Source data
====================

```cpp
struct KArgs {
  DevMap m;
  DevCar car;
  DevCam cam;
  tc_buffers b;
  LdsLayout lds;
  int N;
  int env0;
  const double* cam_E;
  const double* cam_K;
  int* seg_g;
  int* seg_n;
  int seg_cap;
  const tc_term* terms;
  int n_terms;
  int* term_counters;
  int n_grp;
  int grp_layer[TC_MAX_GROUPS + 1];
  int grp_n0[TC_MAX_GROUPS + 1], grp_e0[TC_MAX_GROUPS + 1];
  int grp_l0[TC_MAX_GROUPS], grp_l1[TC_MAX_GROUPS];
  const double2* cam_nodes;
  const int2* cam_edges_g;
  int cap_nodes;
  const int* spawn_tab;
  int spawn_n;
  unsigned long long spawn_seed;
  unsigned int dbg;
  int seg_lds_off, seg_lds_cap;
  int clip_merge;
  int frame_cull;
  int cull_rows;
  const unsigned char* cull_tab;
  TcCullCover cull;
};

__device__ __forceinline__ double d_readlane(double v, int l) {
  const int lo = __builtin_amdgcn_readlane(__double2loint(v), l);
  const int hi = __builtin_amdgcn_readlane(__double2hiint(v), l);
  return __hiloint2double(hi, lo);
}

__device__ __forceinline__ int uni_i(int v) { return __builtin_amdgcn_readfirstlane(v); }
__device__ __forceinline__ double uni_d(double v) {
  const int lo = __builtin_amdgcn_readfirstlane(__double2loint(v));
  const int hi = __builtin_amdgcn_readfirstlane(__double2hiint(v));
  return __hiloint2double(hi, lo);
}

typedef __attribute__((address_space(3))) int* LdsIntPtr;

__device__ __forceinline__ int wave_rank(unsigned long long m) {
  return (int)__builtin_amdgcn_mbcnt_hi((unsigned)(m >> 32), __builtin_amdgcn_mbcnt_lo((unsigned)m, 0u));
}

__device__ inline unsigned int spread4(unsigned int x) {
  const unsigned int m = (x * 0x00204081u) & 0x01010101u;
  return (m << 8) - m;
}

__device__ __forceinline__ int wave_incl_scan(int v, int lane) {
  (void)lane;
  v += __builtin_amdgcn_update_dpp(0, v, 0x111, 0xf, 0xf, true);
  v += __builtin_amdgcn_update_dpp(0, v, 0x112, 0xf, 0xf, true);
  v += __builtin_amdgcn_update_dpp(0, v, 0x114, 0xf, 0xf, true);
  v += __builtin_amdgcn_update_dpp(0, v, 0x118, 0xf, 0xf, true);
  v += __builtin_amdgcn_update_dpp(0, v, 0x142, 0xa, 0xf, false);
  v += __builtin_amdgcn_update_dpp(0, v, 0x143, 0xc, 0xf, false);
  return v;
}

struct MultiArgs {
  int nsteps;
  int seg_rows;
  int cam_here;
  double* pose_rows;
  unsigned int* resident;
  int map_lds;
  int fat_lds;
  int grp_off, grp_stride, cnt_off;
  tc_rollout roll;
};
__device__ __forceinline__ RollStep roll_at(const tc_rollout& r, size_t row0, int C) {
  RollStep q;
  q.reward = r.reward;
  q.cte = r.cte;
  q.heading_error = r.heading_error;
  q.terminated = r.terminated;
  q.truncated = r.truncated;
  q.status = r.status;
  q.x = r.x;
  q.y = r.y;
  q.theta = r.theta;
  q.velocity = r.velocity;
  q.dist = r.laneline_distances;
  q.ne = r.nearest_edge;
  q.lp = r.local_path;
  q.lp_len = r.lp_len;
  q.row0 = row0;
  return q;
}

#endif
```

### tinycarlo_amd/csrc/k_raster.h

```cpp
#ifndef K_RASTER_H
#define K_RASTER_H

#include "k_common.h"
#include "tc_device.h"
#include "tc_rng.h"

struct RCam {
  int H, W, wpr, band_rows, n_bands, thickness, format;
  int cap_r;
  unsigned char cap_hw[32];
  unsigned int cap_hw4;
};
struct RArgs {
  int N, C;
  int env0;
  RCam cam;
  unsigned char colors[16][3];
  const int* seg_g;
  const int* seg_n;
  int seg_cap;
  unsigned char* obs;
  const unsigned char* mask;
  int off_tab, off_bits;
  unsigned int flags;
  int seg_row0;
  int noise_row0;
  long long obs_row_stride;
  int noise_blobs, noise_max_radius;
  const unsigned char* noise_hw;
  unsigned long long noise_seed;
  const unsigned int* noise_step;
  int seg_lds_off, seg_lds_cap;
  unsigned int colors_packed[16];
};
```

====================

__EXERCISE GOAL__. Retype all of the records above, word for word.

__RESPONSE AREA__.
```cpp
struct KArgs {
  DevMap m;
  DevCar car;
  DevCam cam;
  tc_buffers b;
  LdsLayout lds;
  int N;
  int env0;
  const double* cam_E;
  const double* cam_K;
  int* seg_g;
  int* seg_n;
  int seg_cap;
  const tc_term* terms;
  int n_terms;
  int* term_counters;
  int n_grp;
  int grp_layer[TC_MAX_GROUPS + 1];
  int grp_n0[TC_MAX_GROUPS + 1], grp_e0[TC_MAX_GROUPS + 1];
  int grp_l0[TC_MAX_GROUPS], grp_l1[TC_MAX_GROUPS];
  const double2* cam_nodes;
  const int2* cam_edges_g;
  int cap_nodes;
  const int* spawn_tab;
  int spawn_n;
  unsigned long long spawn_seed;
  unsigned int dbg;
  int seg_lds_off, seg_lds_cap;
  int clip_merge;
  int frame_cull;
  int cull_rows;
  const unsigned char* cull_tab;
  TcCullCover cull;
};

__device__ __forceinline__ double d_readlane(double v, int l) {
  const int lo = __builtin_amdgcn_readlane(__double2loint(v), l);
  const int hi = __builtin_amdgcn_readlane(__double2hiint(v), l);
  return __hiloint2double(hi, lo);
}

__device__ __forceinline__ int uni_i(int v) { return __builtin_amdgcn_readfirstlane(v); }
__device__ __forceinline__ double uni_d(double v) {
  const int lo = __builtin_amdgcn_readfirstlane(__double2loint(v));
  const int hi = __builtin_amdgcn_readfirstlane(__double2hiint(v));
  return __hiloint2double(hi, lo);
}

typedef __attribute__((address_space(3))) int* LdsIntPtr;

__device__ __forceinline__ int wave_rank(unsigned long long m) {
  return (int)__builtin_amdgcn_mbcnt_hi((unsigned)(m >> 32), __builtin_amdgcn_mbcnt_lo((unsigned)m, 0u));
}

__device__ inline unsigned int spread4(unsigned int x) {
  const unsigned int m = (x * 0x00204081u) & 0x01010101u;
  return (m << 8) - m;
}

__device__ __forceinline__ int wave_incl_scan(int v, int lane) {
  (void)lane;
  v += __builtin_amdgcn_update_dpp(0, v, 0x111, 0xf, 0xf, true);
  v += __builtin_amdgcn_update_dpp(0, v, 0x112, 0xf, 0xf, true);
  v += __builtin_amdgcn_update_dpp(0, v, 0x114, 0xf, 0xf, true);
  v += __builtin_amdgcn_update_dpp(0, v, 0x118, 0xf, 0xf, true);
  v += __builtin_amdgcn_update_dpp(0, v, 0x142, 0xa, 0xf, false);
  v += __builtin_amdgcn_update_dpp(0, v, 0x143, 0xc, 0xf, false);
  return v;
}

struct MultiArgs {
  int nsteps;
  int seg_rows;
  int cam_here;
  double* pose_rows;
  unsigned int* resident;
  int map_lds;
  int fat_lds;
  int grp_off, grp_stride, cnt_off;
  tc_rollout roll;
};
__device__ __forceinline__ RollStep roll_at(const tc_rollout& r, size_t row0, int C) {
  RollStep q;
  q.reward = r.reward;
  q.cte = r.cte;
  q.heading_error = r.heading_error;
  q.terminated = r.terminated;
  q.truncated = r.truncated;
  q.status = r.status;
  q.x = r.x;
  q.y = r.y;
  q.theta = r.theta;
  q.velocity = r.velocity;
  q.dist = r.laneline_distances;
  q.ne = r.nearest_edge;
  q.lp = r.local_path;
  q.lp_len = r.lp_len;
  q.row0 = row0;
  return q;
}

#endif
```

### tinycarlo_amd/csrc/k_raster.h

```cpp
#ifndef K_RASTER_H
#define K_RASTER_H

#include "k_common.h"
#include "tc_device.h"
#include "tc_rng.h"

struct RCam {
  int H, W, wpr, band_rows, n_bands, thickness, format;
  int cap_r;
  unsigned char cap_hw[32];
  unsigned int cap_hw4;
};
struct RArgs {
  int N, C;
  int env0;
  RCam cam;
  unsigned char colors[16][3];
  const int* seg_g;
  const int* seg_n;
  int seg_cap;
  unsigned char* obs;
  const unsigned char* mask;
  int off_tab, off_bits;
  unsigned int flags;
  int seg_row0;
  int noise_row0;
  long long obs_row_stride;
  int noise_blobs, noise_max_radius;
  const unsigned char* noise_hw;
  unsigned long long noise_seed;
  const unsigned int* noise_step;
  int seg_lds_off, seg_lds_cap;
  unsigned int colors_packed[16];
};
```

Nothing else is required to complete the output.